> **Your objective**: Below are entries; print them exactly from the first line through the one containing "if (gl < 4)".

━━━━━ Data ━━━━━

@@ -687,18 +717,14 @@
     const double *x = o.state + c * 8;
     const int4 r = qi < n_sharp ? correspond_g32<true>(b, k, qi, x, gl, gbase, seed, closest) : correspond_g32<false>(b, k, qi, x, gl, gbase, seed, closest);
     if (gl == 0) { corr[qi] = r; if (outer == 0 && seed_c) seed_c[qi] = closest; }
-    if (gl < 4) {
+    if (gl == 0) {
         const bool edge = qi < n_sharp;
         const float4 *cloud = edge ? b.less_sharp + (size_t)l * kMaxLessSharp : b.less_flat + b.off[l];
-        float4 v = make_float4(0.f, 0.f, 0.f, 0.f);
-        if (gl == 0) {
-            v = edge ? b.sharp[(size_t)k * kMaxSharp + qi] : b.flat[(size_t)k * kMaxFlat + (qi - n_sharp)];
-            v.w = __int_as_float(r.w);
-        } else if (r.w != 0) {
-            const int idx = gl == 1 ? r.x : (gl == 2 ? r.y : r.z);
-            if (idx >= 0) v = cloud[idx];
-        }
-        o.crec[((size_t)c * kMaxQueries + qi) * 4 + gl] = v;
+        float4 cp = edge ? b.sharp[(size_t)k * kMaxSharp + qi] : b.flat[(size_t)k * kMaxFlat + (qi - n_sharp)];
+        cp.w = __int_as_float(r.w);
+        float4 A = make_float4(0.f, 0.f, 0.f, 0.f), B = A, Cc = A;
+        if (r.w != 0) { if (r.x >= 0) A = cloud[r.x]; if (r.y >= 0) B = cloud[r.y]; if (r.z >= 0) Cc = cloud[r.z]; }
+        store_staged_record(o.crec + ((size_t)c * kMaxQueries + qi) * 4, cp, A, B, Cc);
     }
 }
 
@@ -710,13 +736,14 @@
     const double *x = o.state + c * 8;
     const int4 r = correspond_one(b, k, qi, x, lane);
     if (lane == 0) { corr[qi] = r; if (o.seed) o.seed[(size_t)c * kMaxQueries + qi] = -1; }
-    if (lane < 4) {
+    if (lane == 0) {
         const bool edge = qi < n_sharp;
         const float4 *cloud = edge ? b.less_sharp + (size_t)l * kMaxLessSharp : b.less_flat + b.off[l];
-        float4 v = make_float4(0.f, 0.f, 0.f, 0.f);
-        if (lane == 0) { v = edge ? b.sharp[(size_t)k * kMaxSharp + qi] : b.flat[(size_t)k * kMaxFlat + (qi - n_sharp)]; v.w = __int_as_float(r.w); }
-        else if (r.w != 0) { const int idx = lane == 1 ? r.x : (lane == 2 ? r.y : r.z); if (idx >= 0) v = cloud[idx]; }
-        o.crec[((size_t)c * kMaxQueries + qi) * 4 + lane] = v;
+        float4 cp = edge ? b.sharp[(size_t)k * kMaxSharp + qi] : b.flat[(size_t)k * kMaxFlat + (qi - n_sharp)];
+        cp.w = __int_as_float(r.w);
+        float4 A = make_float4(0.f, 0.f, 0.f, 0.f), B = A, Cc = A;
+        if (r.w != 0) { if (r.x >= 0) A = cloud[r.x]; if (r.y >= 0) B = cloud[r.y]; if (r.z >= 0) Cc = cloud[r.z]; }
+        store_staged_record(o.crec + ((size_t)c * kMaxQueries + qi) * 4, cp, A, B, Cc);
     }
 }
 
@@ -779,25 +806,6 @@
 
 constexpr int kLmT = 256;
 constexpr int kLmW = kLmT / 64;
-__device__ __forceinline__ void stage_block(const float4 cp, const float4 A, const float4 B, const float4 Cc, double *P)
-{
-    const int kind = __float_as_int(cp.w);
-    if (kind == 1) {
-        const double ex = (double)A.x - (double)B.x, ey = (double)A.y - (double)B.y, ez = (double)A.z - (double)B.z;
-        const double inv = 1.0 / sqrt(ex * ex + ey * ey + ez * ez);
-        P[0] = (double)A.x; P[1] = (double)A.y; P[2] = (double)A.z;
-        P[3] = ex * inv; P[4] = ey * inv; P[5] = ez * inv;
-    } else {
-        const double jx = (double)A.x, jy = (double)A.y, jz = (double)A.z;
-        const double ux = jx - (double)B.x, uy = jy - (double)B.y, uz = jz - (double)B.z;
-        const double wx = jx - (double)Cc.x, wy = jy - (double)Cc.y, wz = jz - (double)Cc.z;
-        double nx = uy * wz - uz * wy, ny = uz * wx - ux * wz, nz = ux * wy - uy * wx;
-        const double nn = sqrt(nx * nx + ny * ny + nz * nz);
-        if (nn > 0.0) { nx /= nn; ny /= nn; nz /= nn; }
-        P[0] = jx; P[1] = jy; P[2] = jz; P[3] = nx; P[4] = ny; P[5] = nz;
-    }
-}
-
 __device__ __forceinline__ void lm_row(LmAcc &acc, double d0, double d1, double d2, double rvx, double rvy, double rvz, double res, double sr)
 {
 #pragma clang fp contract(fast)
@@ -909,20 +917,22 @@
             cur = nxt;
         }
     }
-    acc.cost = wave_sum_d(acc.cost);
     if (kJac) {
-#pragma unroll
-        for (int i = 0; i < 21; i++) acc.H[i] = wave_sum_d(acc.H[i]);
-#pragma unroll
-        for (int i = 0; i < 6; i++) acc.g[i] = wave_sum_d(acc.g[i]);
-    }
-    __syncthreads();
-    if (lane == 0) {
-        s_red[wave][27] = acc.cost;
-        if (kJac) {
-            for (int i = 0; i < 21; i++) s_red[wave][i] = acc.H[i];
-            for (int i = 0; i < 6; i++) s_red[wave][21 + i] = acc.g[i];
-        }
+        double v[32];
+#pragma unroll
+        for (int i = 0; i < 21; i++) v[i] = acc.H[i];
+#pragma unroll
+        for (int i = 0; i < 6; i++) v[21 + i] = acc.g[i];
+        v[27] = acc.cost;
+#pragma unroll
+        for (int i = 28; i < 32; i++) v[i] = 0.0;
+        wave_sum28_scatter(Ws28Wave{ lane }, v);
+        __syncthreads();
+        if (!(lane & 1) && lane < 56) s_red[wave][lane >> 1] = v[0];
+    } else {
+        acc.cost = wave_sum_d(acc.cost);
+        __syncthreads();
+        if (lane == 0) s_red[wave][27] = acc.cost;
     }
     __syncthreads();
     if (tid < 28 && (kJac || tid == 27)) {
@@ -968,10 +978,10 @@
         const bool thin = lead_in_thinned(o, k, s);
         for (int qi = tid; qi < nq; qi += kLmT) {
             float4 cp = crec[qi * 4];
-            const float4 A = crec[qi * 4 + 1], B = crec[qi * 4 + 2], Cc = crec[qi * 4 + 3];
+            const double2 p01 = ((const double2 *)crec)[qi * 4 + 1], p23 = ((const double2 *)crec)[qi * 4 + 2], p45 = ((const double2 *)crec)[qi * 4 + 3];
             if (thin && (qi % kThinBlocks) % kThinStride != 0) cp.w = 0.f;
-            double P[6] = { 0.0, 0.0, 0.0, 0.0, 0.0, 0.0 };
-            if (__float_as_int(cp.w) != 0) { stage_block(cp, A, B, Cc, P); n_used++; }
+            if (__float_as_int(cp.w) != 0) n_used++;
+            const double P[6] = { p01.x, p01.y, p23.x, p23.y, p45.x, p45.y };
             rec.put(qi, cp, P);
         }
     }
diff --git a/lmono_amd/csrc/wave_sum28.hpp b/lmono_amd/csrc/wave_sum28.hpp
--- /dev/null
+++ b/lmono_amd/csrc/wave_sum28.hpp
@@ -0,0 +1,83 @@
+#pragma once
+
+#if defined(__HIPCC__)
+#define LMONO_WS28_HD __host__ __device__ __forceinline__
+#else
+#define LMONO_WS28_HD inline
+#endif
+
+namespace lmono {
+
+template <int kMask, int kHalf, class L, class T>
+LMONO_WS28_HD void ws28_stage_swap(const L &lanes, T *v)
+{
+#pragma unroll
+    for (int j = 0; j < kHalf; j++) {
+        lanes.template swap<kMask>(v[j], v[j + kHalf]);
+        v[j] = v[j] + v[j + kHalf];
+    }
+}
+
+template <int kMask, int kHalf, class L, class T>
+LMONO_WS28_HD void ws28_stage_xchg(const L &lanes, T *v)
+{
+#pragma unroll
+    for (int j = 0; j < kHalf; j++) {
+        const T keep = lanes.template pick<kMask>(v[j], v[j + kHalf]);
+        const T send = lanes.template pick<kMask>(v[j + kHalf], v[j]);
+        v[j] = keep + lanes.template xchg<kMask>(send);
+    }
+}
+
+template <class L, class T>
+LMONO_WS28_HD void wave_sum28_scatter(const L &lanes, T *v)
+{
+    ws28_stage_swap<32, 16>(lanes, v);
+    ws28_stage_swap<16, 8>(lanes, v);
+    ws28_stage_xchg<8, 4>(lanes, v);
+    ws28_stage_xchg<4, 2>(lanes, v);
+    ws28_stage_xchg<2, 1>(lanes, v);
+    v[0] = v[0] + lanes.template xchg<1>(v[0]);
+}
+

━━━━━

> **Your response**:
@@ -687,18 +717,14 @@
     const double *x = o.state + c * 8;
     const int4 r = qi < n_sharp ? correspond_g32<true>(b, k, qi, x, gl, gbase, seed, closest) : correspond_g32<false>(b, k, qi, x, gl, gbase, seed, closest);
     if (gl == 0) { corr[qi] = r; if (outer == 0 && seed_c) seed_c[qi] = closest; }
-    if (gl < 4) {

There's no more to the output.